1
Abandonnés de tous, le cœur ensanglanté,
Anonymes défunts à la maigre ossature,
Partout gisent des corps sans croix ni sépulture,
Dont seule la charogne aime la nudité…
Ni femmes, ni vieillards et encore moins d’hommes
Dans la force de l’âge et pas même d’enfants
N’ont trouvé de pitié dans les yeux triomphants
De ces bourreaux sans nom bâtisseurs de pogromes…

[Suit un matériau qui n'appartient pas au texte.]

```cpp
enum SampleKind : int {
    SK_NONE = 0,
    SK_EVAL = 1,
    SK_ROOT_INIT = 2,
    SK_TERMINAL = 3,
    SK_ROOT_VALUE = 4,
    SK_CACHED = 5,
    SK_SHARED = 6,
};
M0_HD bool sample_owns_row(int kind) { return kind == SK_EVAL || kind == SK_ROOT_INIT || kind == SK_ROOT_VALUE; }
M0_HD bool sample_holds_inflight(int kind) { return kind == SK_EVAL || kind == SK_TERMINAL || kind == SK_CACHED || kind == SK_SHARED; }

struct Sample {
    m0::Pos pos;
    int kind;
    uint64_t ckey;
    int leaf;
    int depth;
    int row;
    int nlegal;
};
static_assert(sizeof(Sample) == 104, "the host copies Sample arrays device-to-host: the layout must not move");

struct TreeArrays {
    double* prior;
    double* w;
    double* q;
    int* n;
    int* vl;
    int* cbase;
    int16_t* nch;
    uint16_t* mv;
    uint16_t* midx;
    int cap;
};

struct RootResult {
    int nchild;
    int root_n;
    double root_q;
    int child_node[M0_MAX_CHILDREN];
    int child_n[M0_MAX_CHILDREN];
    uint16_t child_mv[M0_MAX_CHILDREN];
    uint16_t child_idx[M0_MAX_CHILDREN];
    double child_prior[M0_MAX_CHILDREN];
    double child_q[M0_MAX_CHILDREN];
};

struct TreeDev {
    TreeArrays t;
    GameDev* games;
    Sample* samples;
    int* paths;
    int* epaths;
    uint64_t* tt_keys;
    int* tt_nodes;
    int tt_cap;
    EvalCache ec;
    int search_nodes;
    int tt_sides;
    uint16_t* leaf_moves;
    uint64_t* hist;
    RootResult* results;
    int* row_counter;
    int net_row_base;
    _Float16* x0;
    const float* logits;
    const float* values;
    int G;
    int L;
    const m0::TbSet* tb_set;
    int tb_max_pieces;
};

hipError_t launch_select(const TreeDev& d, const TreeCfg& c, hipStream_t st);
hipError_t launch_expand(const TreeDev& d, const TreeCfg& c, hipStream_t st);
enum RootMode : int {
    ROOT_FRESH = -1,
    ROOT_FROM_SIDE_TABLE = -2,
    ROOT_FIRST_OF_GAME = -3,
};
hipError_t launch_advance(const TreeDev& d, const int* game_ids_dev, const int* child_slots_dev, int count, hipStream_t st);

hipError_t launch_encode_positions(const m0::Pos* pos_dev, int n, float* planes_f32_dev ,
                                   _Float16* nhwc_dev , uint8_t* mask_dev ,
                                   int32_t* nlegal_dev, uint16_t* moves_dev , int32_t* idx_dev ,
                                   hipStream_t st);

hipError_t launch_decode_planes(const float* planes_dev, const uint8_t* mask_dev, int n, m0::Pos* pos_dev, int32_t* status_dev,
                                int32_t* flags_dev, int32_t* nlegal_dev, hipStream_t st);

hipError_t launch_analysis_lines(const TreeDev& d, const int* slots_dev, int count, int multipv, int pv_len,
                                 m0_analysis_line* lines_dev, int* nlines_dev, hipStream_t st);
hipError_t launch_root_children(const TreeDev& d, const int* slots_dev, int count, int32_t* policy_idx_dev, int32_t* visits_dev,
                                int32_t* nchild_dev, hipStream_t st);
hipError_t launch_policy_lines(const float* logits_dev, const float* values_dev, const int32_t* nlegal_dev, const uint16_t* moves_dev,
                               const int32_t* idx_dev, int rows, int multipv, m0_analysis_line* lines_dev, int* nlines_dev,
                               float* value_out_dev, hipStream_t st);

hipError_t launch_ssl_targets(const m0::Pos* pos_dev, int n, float* out_dev, hipStream_t st);

hipError_t launch_replay_games(const m0::Pos* start_dev, const uint32_t* patterns_dev, const int32_t* offsets_dev ,
                               int n_games, int max_plies, m0::Pos* pos_dev, uint16_t* moves_dev, int32_t* policy_idx_dev,
                               int32_t* nlegal_dev, int8_t* turn_dev, int32_t* plies_dev, int32_t* status_dev,
                               int32_t* end_flags_dev, hipStream_t st);
```

### matrix0_amd/csrc/tree_device.h

```cpp
#pragma once
#include <hip/hip_runtime.h>
#include <math.h>
#include "tree.h"

using namespace m0;

#define GOLDEN64 0x9E3779B97F4A7C15ull

__device__ __forceinline__ double u01(uint64_t seed, uint64_t k) {
    return (double)(mix64(seed + (k + 1) * GOLDEN64) >> 11) * (1.0 / 9007199254740992.0);
}
__device__ __forceinline__ double normal_at(uint64_t seed, uint64_t k) {
    double u1 = u01(seed, k), u2 = u01(seed, k + 1);
    if (u1 < 1e-300) u1 = 1e-300;
    return sqrt(-2.0 * log(u1)) * cos(2.0 * 3.141592653589793 * u2);
}
static __device__ double gamma_draw(uint64_t seed, uint64_t& ctr, double a) {
    double boost = 1.0;
    if (a < 1.0) {
        double u = u01(seed, ctr++);
        boost = pow(u, 1.0 / a);
        a += 1.0;
    }
    const double d = a - 1.0 / 3.0, c = 1.0 / sqrt(9.0 * d);
    for (int it = 0; it < 1000; ++it) {
        double x = normal_at(seed, ctr); ctr += 2;
        double v = 1.0 + c * x;
        if (v <= 0.0) continue;
        v = v * v * v;
        double u = u01(seed, ctr++);
        if (u < 1e-300) u = 1e-300;
        if (log(u) < 0.5 * x * x + d - d * v + d * log(v)) return d * v * boost;
    }
    return d * boost;
}

struct Arena {
    double* prior; double* w; double* q; int* n; int* vl; int* cbase; int16_t* nch; uint16_t* mv; uint16_t* midx;
};
__device__ __forceinline__ Arena arena_of(const TreeArrays& t, int g, int half) {
    size_t b = ((size_t)g * 2 + half) * (size_t)t.cap;
    Arena a;
    a.prior = t.prior + b; a.w = t.w + b; a.q = t.q + b; a.n = t.n + b; a.vl = t.vl + b;
    a.cbase = t.cbase + b; a.nch = t.nch + b; a.mv = t.mv + b; a.midx = t.midx + b;
    return a;
}
__device__ __forceinline__ void node_reset(const Arena& A, int i, double prior, Move mv, uint16_t midx) {
    A.prior[i] = prior; A.w[i] = 0.0; A.q[i] = 0.0; A.n[i] = 0; A.vl[i] = 0;
    A.cbase[i] = -1; A.nch[i] = -1; A.mv[i] = mv; A.midx[i] = midx;
}
__device__ __forceinline__ void node_copy(const Arena& D, int dn, const Arena& S, int so) {
    D.prior[dn] = S.prior[so]; D.w[dn] = S.w[so]; D.q[dn] = S.q[so]; D.n[dn] = S.n[so]; D.vl[dn] = 0;
    D.cbase[dn] = S.cbase[so]; D.nch[dn] = S.nch[so]; D.mv[dn] = S.mv[so]; D.midx[dn] = S.midx[so];
}

__device__ __forceinline__ float wave_max_f(float v) {
    for (int o = 32; o > 0; o >>= 1) v = fmaxf(v, __shfl_xor(v, o));
    return v;
}
__device__ __forceinline__ float wave_sum_f(float v) {
    for (int o = 32; o > 0; o >>= 1) v += __shfl_xor(v, o);
    return v;
}
__device__ __forceinline__ double wave_sum_d(double v) {
    for (int o = 32; o > 0; o >>= 1) v += __shfl_xor(v, o);
    return v;
}

constexpr int CPL = M0_MAX_CHILDREN / 64;
static_assert(M0_POLICY_SIZE % 4 == 0, "logit rows are read as 16-byte pieces");

__device__ __forceinline__ bool row_nonfinite(const float* lg, int lane) {
    constexpr int N4 = M0_POLICY_SIZE / 4, PER_LANE = (N4 + 63) / 64;
    const uint4* lg4 = reinterpret_cast<const uint4*>(lg);
    uint4 v[PER_LANE];
#pragma unroll
    for (int k = 0; k < PER_LANE; ++k) { const int j = lane + 64 * k; v[k] = lg4[j < N4 ? j : N4 - 1]; }
    uint32_t acc = 0;
#pragma unroll
    for (int k = 0; k < PER_LANE; ++k) {
        acc |= (uint32_t)((v[k].x & 0x7f800000u) == 0x7f800000u) | (uint32_t)((v[k].y & 0x7f800000u) == 0x7f800000u) |
               (uint32_t)((v[k].z & 0x7f800000u) == 0x7f800000u) | (uint32_t)((v[k].w & 0x7f800000u) == 0x7f800000u);
    }
    return acc != 0;
}

__device__ __forceinline__ void wave_softmax(const float (&l)[CPL], int n, int lane, float (&pr)[CPL]) {
    float mx = -3.0e38f;
#pragma unroll
    for (int k = 0; k < CPL; ++k) mx = fmaxf(mx, l[k]);
    mx = wave_max_f(mx);
    double e[CPL], sum = 0.0;
#pragma unroll
    for (int k = 0; k < CPL; ++k) { const int i = lane + 64 * k; e[k] = i < n ? exp((double)(l[k] - mx)) : 0.0; sum += e[k]; }
    sum = wave_sum_d(sum);
#pragma unroll
    for (int k = 0; k < CPL; ++k) pr[k] = (float)(e[k] / sum);
}

__device__ __forceinline__ int reserve_row(const TreeDev& d, const GameDev* gd, int lane) {
    int row = 0;
    if (lane == 0) row = atomicAdd(d.row_counter + gd->net_id, 1) + gd->net_id * d.net_row_base;
    return __shfl(row, 0);
}
__device__ __forceinline__ double root_value(const GameDev* gd, float v) {
    double rv = fmax(-1.0, fmin(1.0, (double)v));
    if (gd->flip_root_v) rv = -rv;
    return rv;
}

__device__ __forceinline__ uint64_t tt_key_of(const Pos& p) { const uint64_t k = tkey(p); return k ? k : 1ull; }
__device__ __forceinline__ int tt_home(uint64_t key, int cap) { return (int)((key ^ (key >> 29)) & (uint64_t)(cap - 1)); }
__device__ __forceinline__ size_t tt_table_of(const TreeDev& d, int g, const GameDev* gd) {
    return ((size_t)g * d.tt_sides + (d.tt_sides == 2 ? gd->arena : 0)) * (size_t)d.tt_cap;
}
__device__ __forceinline__ void tt_clear(uint64_t* keys, int nkeys, int lane) {
    uint4* tk = reinterpret_cast<uint4*>(keys);
    for (int i = lane; i < nkeys / 2; i += 64) tk[i] = make_uint4(0, 0, 0, 0);
}
static __device__ int tt_lookup(const uint64_t* keys, const int* nodes, int cap, uint64_t key, int lane) {
    const int mask = cap - 1, home = tt_home(key, cap);
    for (int it = 0; it < cap; it += 64) {
        const uint64_t k = keys[(home + it + lane) & mask];
        const unsigned long long hit = __ballot(k == key), emp = __ballot(k == 0ull);
        const int fh = hit ? __builtin_ctzll(hit) : 64, fe = emp ? __builtin_ctzll(emp) : 64;
        if (fh < fe) return nodes[(home + it + fh) & mask];
        if (fe < 64) return -1;
    }
    return -1;
}
static __device__ void tt_insert(uint64_t* keys, int* nodes, int cap, uint64_t key, int node) {
    const int mask = cap - 1;
    int s = tt_home(key, cap);
    for (int it = 0; it < cap; ++it) {
        const unsigned long long prev = atomicCAS(reinterpret_cast<unsigned long long*>(keys + s), 0ull, (unsigned long long)key);
        if (prev == 0ull || prev == (unsigned long long)key) { nodes[s] = node; return; }
        s = (s + 1) & mask;
    }
}

struct NoMirror { __device__ __forceinline__ void operator()(int, int, double) const {} };
template <typename Mirror>
static __device__ void backprop(const Arena& A, const int* path, int depth, double value, int lane, bool may_repeat,
                                const Mirror& mirror) {
    const double v = fmax(-1.0, fmin(1.0, value));
    if (may_repeat) {
        bool dup = false;
        for (int d = lane; d <= depth; d += 64) {
            const int nd = path[d];
// ... 26 lines not shown
```

### matrix0_amd/csrc/tree_expand.hip

```cpp
#include "tree_device.h"
#include "eval_cache.h"

struct ExpandScratch {
    float pr[M0_MAX_CHILDREN];
    uint8_t keep[M0_MAX_CHILDREN];
    float total;
    int bad;
};

struct ExpandEnv {
    Arena A;
    int cap;
    GameDev* gd;
    uint64_t* TK; int* TN; int tt_cap;
    ExpandScratch* X;
    int lane;
};
struct LeafLogits {
    const float* row;
    const float* legal;
    float* store;
};
__device__ __forceinline__ LeafLogits logits_of_row(const float* row, float* store) { return LeafLogits{row, nullptr, store}; }
__device__ __forceinline__ LeafLogits logits_of_cache(const float* payload) { return LeafLogits{nullptr, payload + EC_LOGITS, nullptr}; }

static __device__ float np_sum_f32_dev(const float* a, int n) {
    auto block = [&](const float* b, int m) -> float {
        if (m < 8) { float r = 0.f; for (int i = 0; i < m; ++i) r += b[i]; return r; }
        float r[8];
        for (int j = 0; j < 8; ++j) r[j] = b[j];
        int i;
        for (i = 8; i < m - (m % 8); i += 8)
            for (int j = 0; j < 8; ++j) r[j] += b[i + j];
        float res = ((r[0] + r[1]) + (r[2] + r[3])) + ((r[4] + r[5]) + (r[6] + r[7]));
        for (; i < m; ++i) res += b[i];
        return res;
    };
    if (n <= 128) return block(a, n);
    int n2 = n / 2;
    n2 -= n2 % 8;
    return block(a, n2) + block(a + n2, n - n2);
}

__device__ __forceinline__ void priors_raw(const float* lg, const int (&idx)[CPL], int n, int lane, ExpandScratch* X, float (&pr)[CPL]) {
#pragma unroll
    for (int k = 0; k < CPL; ++k) { const int i = lane + 64 * k; if (i < n) X->pr[i] = lg[idx[k]]; }
    __syncthreads();
    if (lane == 0) X->total = np_sum_f32_dev(X->pr, n);
    __syncthreads();
    const float total = X->total;
    const bool ok = isfinite(total) && total > 0.f;
#pragma unroll
    for (int k = 0; k < CPL; ++k) { const int i = lane + 64 * k; pr[k] = i < n ? (ok ? X->pr[i] / total : 1.0f / (float)n) : 0.f; }
    __syncthreads();
}

__device__ __forceinline__ void priors_uniform(int n, float (&pr)[CPL]) {
#pragma unroll
    for (int k = 0; k < CPL; ++k) pr[k] = 1.0f / (float)n;
}

__device__ __forceinline__ void priors_legal_softmax(const LeafLogits& src, const int (&idx)[CPL], int n, int lane, GameDev* gd,
                                                     const TreeCfg& c, float (&pr)[CPL]) {
    double ent = 0.0;
    float l[CPL];
#pragma unroll
    for (int k = 0; k < CPL; ++k) {
        const int i = lane + 64 * k;
        l[k] = i < n ? (src.legal ? src.legal[i] : src.row[idx[k]]) : -3.0e38f;
        if (src.store && i < n && i < M0_EC_MAXLEGAL) src.store[EC_LOGITS + i] = l[k];
    }
    wave_softmax(l, n, lane, pr);
#pragma unroll
    for (int k = 0; k < CPL; ++k) {
        const int i = lane + 64 * k;
        if (i < n) ent -= (double)pr[k] * log((double)pr[k] + 1e-8);
    }
    ent = wave_sum_d(ent);
    const double ratio = ent / fmax(1e-9, log((double)(n > 1 ? n : 1)));
    if (c.enable_entropy_noise && ratio > 0.9) {
        const uint64_t ctr = gd->ctr_noise;
        const uint64_t seed = gd->seed_noise;
        double dd[CPL], ds = 0.0;
#pragma unroll
        for (int k = 0; k < CPL; ++k) {
            const int i = lane + 64 * k;
            dd[k] = 0.0;
            if (i < n) { dd[k] = fmax((double)pr[k] + 0.1 * normal_at(seed, ctr + 2ull * (uint64_t)i), 1e-8); ds += dd[k]; }
        }
        ds = wave_sum_d(ds);
#pragma unroll
        for (int k = 0; k < CPL; ++k) pr[k] = (float)(dd[k] / ds);
        if (lane == 0) gd->ctr_noise = ctr + 2ull * (uint64_t)n;
    }
}
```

Et combien de martyrs en d’immondes fossés
Blanchissent de leurs os l’admirable nature,
De tyrans ont souillé la belle architecture
Ne laissant sur leurs pas que temples fracassés…
Nombreux des orphelins déambulent hagards,
A demi-moribonds subissent la famine
Et succombent soudain rongés par la vermine
Repliés sur le sol, méconnus des regards,
Squelettes rabougris comme de vieilles souches,
Dans la poussière sèche au hasard des chemins,
Ils agonisent seuls, misérables gamins,
Jusqu’à leur dernier souffle assaillis par les mouches…

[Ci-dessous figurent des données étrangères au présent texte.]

int cwr_set_state(cwr_handle* h, int k, int t, const double* c) {
    if (!h) return CWR_EINVAL;
    if (!c) FAIL(CWR_EINVAL, "NULL array");
    if (k < 0 || k >= h->K) FAIL(CWR_EINVAL, "constituent index out of range");
    int rc = state_available(h, t);
    if (rc) return rc;
    CK(cudaSetDevice(h->device));
    rc = ensure_stage(h, (size_t)h->n * 8);
    if (rc) return rc;
    CK(cudaMemcpyAsync(h->d_stage, c, (size_t)h->n * 8, cudaMemcpyHostToDevice, h->stream));
    k_scatter_column<<<grid_for(h->n, kThreads, h->max_grid), kThreads, 0, h->stream>>>(
        state_slot(h, t), (const double*)h->d_stage, h->d_old_of_new, h->n, h->K, k);
    h->launches += 1;
    CK(cudaGetLastError());
    CK(cudaStreamSynchronize(h->stream));
    return CWR_OK;
}

int cwr_set_state_all(cwr_handle* h, int t, const double* c, const uint8_t* mask) {
    if (!h) return CWR_EINVAL;
    if (!c) FAIL(CWR_EINVAL, "NULL array");
    int rc = state_available(h, t);
    if (rc) return rc;
    CK(cudaSetDevice(h->device));
    const size_t nK = (size_t)h->n * h->K;
    rc = ensure_stage(h, nK * 8 + 256);
    if (rc) return rc;
    uint8_t* dmask = nullptr;
    CK(cudaMemcpyAsync(h->d_stage, c, nK * 8, cudaMemcpyHostToDevice, h->stream));
    if (mask) {
        dmask = (uint8_t*)h->d_stage + nK * 8;
        CK(cudaMemcpyAsync(dmask, mask, h->K, cudaMemcpyHostToDevice, h->stream));
    }
    k_scatter_all<<<grid_for((int64_t)nK, kThreads, h->max_grid), kThreads, 0, h->stream>>>(
        state_slot(h, t), (const double*)h->d_stage, dmask, h->d_new_of_old, h->n, h->K);
    h->launches += 1;
    CK(cudaGetLastError());
    CK(cudaStreamSynchronize(h->stream));
// ... 111 lines not shown
        else if ((f & FL_BREAKDOWN) && !(f & FL_CONVERGED) && status == CWR_OK) status = CWR_EBREAKDOWN;
        else if (!(f & FL_CONVERGED) && status == CWR_OK) status = CWR_ENOTCONVERGED;
    }
    if (h->h_ctl->singular) status = CWR_ESINGULAR;
    if (h->h_ctl->barrier_timeout) { h->err = "a grid barrier timed out"; return CWR_ECUDA; }
    if (h->world > 1) {
        int dd_timeout = 0;
        CK(cudaMemcpyAsync(&dd_timeout, &h->M.dd->timeout, sizeof(int), cudaMemcpyDeviceToHost, h->stream));
        CK(cudaStreamSynchronize(h->stream));
        if (dd_timeout) { h->err = "a peer rank did not answer (halo barrier / dot-product exchange timed out)"; return CWR_ECUDA; }
    }
    if (info) { info->iterations = total_iter; info->restarts = restarts; info->status = status; info->max_relres = worst; }
    return status;
}

static int solve_dc(cwr_handle* h, cwr_step_info* info, bool* fell_back) {
    DeviceModel& M = h->M;
    *fell_back = false;
    mark(h, CWR_FAM_SPMM_INIT);
    KC_DISPATCH(h->KC, (k_spmm<KC, VEC, MODE_INIT_DC, double><<<h->grid_spmm, kThreads, 0, h->stream>>>(M, nullptr, nullptr)));
    h->launches += 1;
    mark(h, -1);
    int ahead = std::max(1, h->last_cycles);
    h->h_ctl->all_done = 0;
    int rc = CWR_OK;
    int launched = 0;
    while (!h->h_ctl->all_done) {
        const int burst = ahead > 0 ? ahead : h->opt.check_every;
        ahead = 0;
        for (int i = 0; i < burst; ++i) {
            const void* z = precondition(h, M.r, M.ph, M.tmp, true);
            mark(h, CWR_FAM_DC_UPDATE);
            PT_DISPATCH((k_spmm<KC, VEC, MODE_DC, PT><<<h->grid_spmm, kThreads, 0, h->stream>>>(M, (const PT*)z, nullptr)));
            h->launches += 1;
            ++launched;
// ... 77 lines not shown
    CK(cudaGetLastError());
    if (h->in_run) {
        if (info) { info->iterations = 0; info->restarts = 0; info->status = CWR_OK; info->max_relres = 0.0; }
        return CWR_OK;
    }
    int status = read_small_stats(h, info);
    if (status != CWR_ECUDA) h->iterations += (int64_t)(h->h_stats->sum_iterations / (unsigned long long)h->K);
    return status;
}

static int find_slot(cwr_handle* h, int t) {
    const int s = t % h->C;
    return h->slot_time[s] == t ? s : -1;
}

static int patch_real_cells(cwr_handle* h, int t, int before_solve) {
    DeviceModel& M = h->M;
    h->ov_idx.clear(); h->ov_val.clear();
    for (int k = 0; k < h->K; ++k) {
        auto it = h->real_overrides[k].find(t);
        if (it == h->real_overrides[k].end()) continue;
        for (auto& cv : it->second)
            if (cv.first >= M.row_lo && cv.first < M.row_hi) {
                h->ov_idx.push_back((long long)cv.first * h->K + k);
                h->ov_val.push_back(cv.second);
            }
    }
    const size_t cnt = h->ov_idx.size();
    if (cnt == 0) return CWR_OK;
    if (cnt > h->ov_cap) {
        CK(cudaStreamSynchronize(h->stream));
        if (h->d_ov_idx) CK(cudaFree(h->d_ov_idx));
        if (h->d_ov_val) CK(cudaFree(h->d_ov_val));
        h->d_ov_idx = nullptr; h->d_ov_val = nullptr;
        h->ov_cap = cnt + cnt / 2 + 64;
        CK(cudaMalloc((void**)&h->d_ov_idx, h->ov_cap * sizeof(long long)));
        CK(cudaMalloc((void**)&h->d_ov_val, h->ov_cap * sizeof(double)));
    }
    CK(cudaMemcpyAsync(h->d_ov_idx, h->ov_idx.data(), cnt * sizeof(long long), cudaMemcpyHostToDevice, h->stream));
    CK(cudaMemcpyAsync(h->d_ov_val, h->ov_val.data(), cnt * sizeof(double), cudaMemcpyHostToDevice, h->stream));
    CK(launch_chain(h, k_patch_rows, grid_for((int64_t)cnt, kThreads, 64), kThreads, 0, M, (const long long*)h->d_ov_idx, (const double*)h->d_ov_val, (int)cnt, before_solve));
    h->launches += 1;
    return CWR_OK;
}

static int build_rhs(cwr_handle* h, int t, int accumulate) {
    DeviceModel& M = h->M;
    mark(h, CWR_FAM_RHS);
    KC_DISPATCH(h->KC, (launch_chain(h, k_rhs<KC, VEC>, h->grid_rows, kThreads, 0, M)));
    h->launches += 1;
    int rc = patch_real_cells(h, t, 1);
    if (rc) return rc;
    if (h->kin_on) {
        const int R = react_tile_rows(h->K);
        const int grid = grid_for((M.row_hi - M.row_lo + R - 1) / R, 1, h->kin_grid_max);
        auto* fn = h->kin_depth ? k_react<true, true> : h->kin_facs ? k_react<true> : k_react<false>;
        const int* fptr = h->kin_depth && !h->kin_facs ? h->d_kin_fptr0 : h->d_kin_fptr;
        CK(launch_chain(h, fn, grid, kThreads, react_smem_bytes(h->K) + react_src_smem_bytes(h->kin_srcs, h->kin_temp_k), M,
                        (const KinStep*)h->d_kin_steps, h->kin_steps, (const KinYield*)h->d_kin_yields, h->kin_temp_k, h->kin_temp_c,
                        (const KinSrc*)h->d_kin_srcs, h->kin_srcs, h->kin_src_o2, (const KinFac*)h->d_kin_facs,
                        fptr, h->d_kin_partials, h->d_kin_state, accumulate, (const double*)h->d_kin_area,
                        (const int*)h->d_kin_dflag, h->kin_min_depth));
        h->launches += 1;
    }
    if (M.b_hi - M.b_lo > 0) {
        CK(launch_chain(h, k_boundary_rhs, h->grid_b, kThreads, 0, M));
        h->launches += 1;
    }
    return halo_push(h, h->cur_x);
}

static StepParams step_params(cwr_handle* h, int t, int s0, int s1) {
    const int n = h->n, E = h->E, K = h->K, Eg = std::max(1, h->topo.E_g), G = std::max(1, h->G);
    StepParams p;
    p.adv_t = h->d_adv + (size_t)s0 * E; p.cdiff_t = h->d_cdiff + (size_t)s0 * E;
    p.vol_t = h->d_vol + (size_t)s0 * n; p.vol_t1 = h->d_vol + (size_t)s1 * n;
    p.adv_t1 = h->d_adv + (size_t)s1 * E; p.cdiff_t1 = h->d_cdiff + (size_t)s1 * E;
    p.velg_t1 = h->d_velg + (size_t)s1 * Eg;
    p.flowg_t = h->d_flowg + (size_t)s0 * Eg;
    p.bc_t1 = h->d_bc + (size_t)(t + 1) * G * K;
    p.state_t = state_slot(h, t); p.state_t1 = state_slot(h, t + 1);
// ... 6 lines not shown
    if (t < 0 || t + 1 >= h->T) FAIL(CWR_EINVAL, "cwr_step: t must satisfy 0 <= t < n_time - 1 (dt[n_time-1] is NaN)");
    if (t > h->computed_upto) FAIL(CWR_EINVAL, "cwr_step: c[t] has not been computed yet");
    if (!h->opt.keep_history && t < h->computed_upto - 1) FAIL(CWR_EINVAL, "cwr_step: c[t] no longer on the device");
    for (int k = 0; k < h->K; ++k)
        if (!h->inputs_set[k]) FAIL(CWR_EINVAL, "cwr_set_inputs has not been called for every constituent");
    const int s0 = find_slot(h, t), s1 = find_slot(h, t + 1);
    if (s0 < 0 || s1 < 0) FAIL(CWR_EINVAL, "hydrodynamic slices t and t+1 are not resident; call cwr_set_hydro");
    CK(cudaSetDevice(h->device));
    { int rcj = join_prefetch(h, s0); if (rcj) return rcj; rcj = join_prefetch(h, s1); if (rcj) return rcj; }
    const int64_t launches0 = h->launches;
    const StepParams p = step_params(h, t, s0, s1);
    DeviceModel& M = h->M;
    if (h->sp_ready) M.sp = const_cast<StepParams*>(h->sp_ready);
    else CK(launch_chain(h, k_set_step, 1, 1, 0, p, h->d_sp, M.ctl, h->world > 1 ? M.dd : (DdCtl*)nullptr));
    h->cur_x = p.state_t1;
    mark(h, CWR_FAM_ASSEMBLE);
    if (h->world > 1 && !h->attached) FAIL(CWR_EINVAL, "domain-decomposed handle: call cwr_dd_attach before stepping");
    const int nb_own = M.b_hi - M.b_lo;
    if (nb_own > 0) CK(launch_chain(h, k_boundary_diag, grid_for(nb_own, kThreads, h->max_grid), kThreads, 0, M));
    CK(launch_chain(h, k_assemble, grid_for(M.row_hi - M.row_lo, kThreads, h->max_grid), kThreads, 0, M));
    h->launches += 2 + (nb_own > 0);
    h->lhs_step = t;
    { int rc = build_rhs(h, t, 1); if (rc) return rc; }
    cwr_step_info local{};
    int status;
    if (h->small_path) status = solve_small(h, &local);
    else if (h->dc) {
        bool fell_back = false;
        status = solve_dc(h, &local, &fell_back);
        if (fell_back) {
            ++h->fallbacks;
            const int cycles = h->h_ctl->iter, sweeps = h->h_ctl->sweeps_done;
            CK(cudaMemsetAsync(&M.ctl->all_done, 0, 2 * sizeof(int), h->stream));
            h->last_iters = 0;
            { int rc = build_rhs(h, t, 0); if (rc) return rc; }
            status = solve(h, &local);
            local.restarts += 1 + cycles;
            local.sweeps = sweeps;
        }
    } else status = solve(h, &local);
    if (status == CWR_ECUDA) return status;
    { int rc = patch_real_cells(h, t + 1, 0); if (rc) return rc; }
    { int rc = halo_push(h, p.state_t1); if (rc) return rc; }
    if (M.want_flux) {
        mark(h, CWR_FAM_MASS_FLUX);
        KC_DISPATCH(h->KC, (launch_chain(h, k_mass_flux<KC, VEC>, h->grid_edges, kThreads, 0, M)));
        h->launches += 1;
        h->flux_step = t;
    }
    flush_profile(h);
    CK(cudaGetLastError());
    h->computed_upto = std::max(h->computed_upto, t + 1);
    if (!h->opt.keep_history) h->computed_upto = t + 1;
    local.n_launches = (int)(h->launches - launches0);
    if (info) *info = local;
    if (status != CWR_OK) {
        char buf[160];
// ... 564 lines not shown
            const double v = pr.second < 0 ? diag[i] : val[pr.second] * diag[i];
            if (pr.first == last) data[pos - 1] += v;
            else { indices[pos] = pr.first; data[pos] = v; ++pos; last = pr.first; }
        }
    }
    indptr[n] = (int32_t)pos;
    return CWR_OK;
}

Des cavités parfois, ressuscitent des ombres,
Contestant de la mort l’horrible et la stupeur
Et de leurs grands yeux noirs obscurcis par la peur,
Elles traquent la vie au milieu des décombres…
Par d’incultes césars, sans combattre vaincu,
Des causes du chagrin le prochain épisode,
Pauvres sont ceux prenant la route de l’exode,
Pour simplement survivre à l’horrible vécu…
Cohortes de damnés passant en file indienne,
Ils cherchent dans l’ailleurs un instant de répit,
Rien qu’une once de paix que le temps interdit,
Supportant de l’exil la douleur quotidienne…
Par la faim et la soif nullement épargnés,
N’éprouvant dans leurs cœurs nul espoir ni rancune,
D’une fausse lenteur, vers des camps d’infortune,
En d’arides déserts ils marchent résignés…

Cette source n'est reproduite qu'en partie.